Major Averages Fluctuate Before Closing Narrowly Mixed


Stocks recovered from an initial move to the downside and spent most of Wednesday’s trading session in positive territory. Buying interest waned in the latter part of the session, however, with the major averages eventually ending the day narrowly mixed.

While the Dow edged down 43.10 points or 0.1 percent to 39,127.14, closing lower for the third consecutive session, the S&P 500 crept up 5.68 points or 0.1 percent to 5,211.49 and the Nasdaq rose 37.00 points or 0.2 percent to 16,277.46.

The early turnaround on Wall Street came following the release of a report from the Institute for Supply Management showing an unexpected slowdown in the pace of U.S. service sector growth in the month of March.

The ISM said its services PMI dipped to 51.4 in March from 52.6 in February. While a reading above 50 still indicates growth in the sector, economists had expected the index to inch up to 52.7.

Notably, the report also showed a substantial slowdown in the pace of price growth in the sector, with the prices index tumbling to 53.4 in March from 58.6 in February. The index fell to its lowest level since March 2020.

The data helped ease recent concerns about the outlook for interest rates, which contributed to a steep drop by stocks on Tuesday.

Worries the Federal Reserve may hold off on lowering interest rates also contributed to the early weakness on Wall Street after payroll processor ADP released a report this morning showing stronger than expected private sector job growth in the U.S. in the month of March.

ADP said private sector employment jumped by 184,000 jobs in March after climbing by an upwardly revised 155,000 jobs in February.

Economists had expected private sector employment to increase by 148,000 jobs compared to the addition of 140,000 jobs originally reported for the previous month.

Meanwhile, Fed Chair Jerome Powell reiterated during remarks at Stanford University that the central bank is not in a hurry to begin lowering interest rates.

Powell pointed to higher inflation data over January and February as a reason for the Fed to be cautious but acknowledged it is “too soon to say whether the recent readings represent more than just a bump.”
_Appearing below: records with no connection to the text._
void FmmTree::fill_m2l_operator_arrays(const HostM2lClass &hc, double *vt_all, double *u_all) const {
    const int n = ops_.n, n_pad = round_up(n, 32);
    const bool compressed = ops_.compression != kCompressionNone;
    const auto &lops = ops_.m2l[hc.level];
    auto zero = [](double *p, size_t len) {
        parallel_for_chunks(static_cast<int64_t>(len), int64_t(1) << 18, [&](int64_t b, int64_t e) {
            std::memset(p + b, 0, static_cast<size_t>(e - b) * sizeof(double));
        });
    };
    zero(vt_all, static_cast<size_t>(m2l_pairs_ ? m2l_npar_ : n_pad) * hc.r_pad16);
    zero(u_all, m2l_pairs2_ ? static_cast<size_t>(hc.k_pad - hc.kp) * m2l_s2_plan_.n_par() : static_cast<size_t>(hc.k_pad) * n_pad);
    struct RowSrc {
        const M2lOperator *op;
// ... 21 lines not shown
                for (int kk = 0; kk < r; ++kk) {
                    double v = 0.0;
                    for (int g = 0; g < 4; ++g)
                        if (nd[g] >= 0) v += sg[g] * rs.op->vt[static_cast<size_t>(rs.inv[nd[g]]) * r + kk];
                    dst[rs.first_row + kk] = w * v;
                }
            }
        });
    } else if (m2l_pairs_) {
        parallel_for(m2l_ne_, 8, [&](int64_t j) {
            const bool centre = j >= m2l_no_;
            const int rj = m2l_rho(static_cast<int>(j));
            double *de = vt_all + static_cast<size_t>(j) * hc.r_pad16;
            double *dod = vt_all + static_cast<size_t>(m2l_ne16_ + j) * hc.r_pad16;
            for (const RowSrc &rs : row_src) {
                const int r = rs.op->rank;
                const double *s0 = &rs.op->vt[static_cast<size_t>(rs.inv[j]) * r], *s1 = &rs.op->vt[static_cast<size_t>(rs.inv[rj]) * r];
                for (int kk = 0; kk < r; ++kk) {
                    if (centre) {
                        de[rs.first_row + kk] = s0[kk];
                    } else {
                        de[rs.first_row + kk] = 0.5 * (s0[kk] + s1[kk]);
                        dod[rs.first_row + kk] = 0.5 * (s0[kk] - s1[kk]);
                    }
                }
            }
        });
    } else {
        parallel_for(n, 8, [&](int64_t m) {
            double *dst = vt_all + static_cast<size_t>(m) * hc.r_pad16;
            for (const RowSrc &rs : row_src) {
                const int r = rs.op->rank;
                const int im = rs.inv[m];
                if (compressed) {
                    const double *src = &rs.op->vt[static_cast<size_t>(im) * r];
                    for (int kk = 0; kk < r; ++kk) dst[rs.first_row + kk] = src[kk];
                } else {
                    dst[rs.first_row + im] = 1.0;
                }
            }
        });
    }
    if (m2l_pairs2_) {
        const int n_par = m2l_s2_plan_.n_par(), ne16 = m2l_s2_plan_.ne16();
        parallel_for(static_cast<int64_t>(hc.tgt_tv.size()), 1, [&](int64_t pos) {
            if (hc.tgt_pair[pos] == -2) return;
            const int tv = hc.tgt_tv[pos];
            const M2lOperator &op = lops[ops_.ref_lookup[tv]];
            const int32_t *inv = &ops_.invperm[static_cast<size_t>(ops_.perm_lookup[tv]) * n];
            const int row0 = hc.tgt_off[pos] - (hc.tgt_pair[pos] >= 0 ? 0 : hc.kp);
            for (int kk = 0; kk < op.rank; ++kk) {
                double *dst = u_all + static_cast<size_t>(row0 + kk) * n_par;
                const double *ucol = &op.u[static_cast<size_t>(kk) * n];
                for (int i = 0; i < m2l_ne_; ++i) {
                    const double a = ucol[inv[i]], b = ucol[inv[m2l_rho(i)]];
                    if (i >= m2l_no_) {
                        dst[i] = a;
                    } else {
                        dst[i] = 0.5 * (a + b);
                        dst[ne16 + i] = 0.5 * (a - b);
                    }
                }
            }
        });
        return;
    }
    parallel_for(static_cast<int64_t>(hc.tgt_tv.size()), 1, [&](int64_t pos) {
        const int tv = hc.tgt_tv[pos];
        const M2lOperator &op = lops[ops_.ref_lookup[tv]];
        const int32_t *inv = &ops_.invperm[static_cast<size_t>(ops_.perm_lookup[tv]) * n];
        for (int kk = 0; kk < op.rank; ++kk) {
            double *dst = u_all + static_cast<size_t>(hc.tgt_off[pos] + kk) * n_pad;
            const double *ucol = &op.u[static_cast<size_t>(kk) * n];
            for (int i = 0; i < n; ++i) dst[i] = ucol[inv[i]];
        }
    });
}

“We do not expect that it will be appropriate to lower our policy rate until we have greater confidence that inflation is moving sustainably down toward 2 percent,” Powell said.

He added, “Given the strength of the economy and progress on inflation so far, we have time to let the incoming data guide our decisions on policy.”

The modest lower close by the Dow partly reflected steep drop by shares of Intel (INTC), with the semiconductor giant plunging by 8.2 percent.

Intel came under pressure after disclosing a $7 billion operating loss by its semiconductor manufacturing business in 2023, wider than the $5.2 billion operating loss the year before.

Gold stocks saw significant strength on the day, driving the NYSE Arca Gold Bugs Index up by 2.3 percent to its best closing level in over ten months.

The rally by gold stocks came as the price of the precious metal jumped to a new record high, with gold for June delivery surging $33.20 to $2,315 an ounce.

Considerable strength was also visible among computer hardware stocks, as reflected by the 2.1 percent jump by the NYSE Arca Computer Hardware Index.

An increase by the price of crude oil also contributed to notable strength among energy stocks, while housing stocks also moved to the upside.

In overseas trading, stock markets across the Asia-Pacific region moved mostly lower during trading on Wednesday. Japan’s Nikkei 225 Index slumped by 1.0 percent, while Hong Kong’s Hang Seng Index tumbled by 1.2 percent.

Meanwhile, the major European markets moved to the upside on the day. While the German DAX Index climbed by 0.5 percent, the French CAC 40 Index rose by 0.3 percent and the U.K.’s FTSE 100 Index closed just above the unchanged line.

In the bond market, treasuries recovered from early weakness to end the day slightly higher. As a result, the yield on the benchmark ten-year note, which moves opposite of its price, edged down by 1.0 basis point to 4.355 percent after reaching a high of 4.429 percent.

Reports on weekly jobless claims and the U.S. trade deficit may attract attention on Thursday, although trading activity is likely to be somewhat subdued ahead of the release of the more closely watched monthly jobs report on Friday.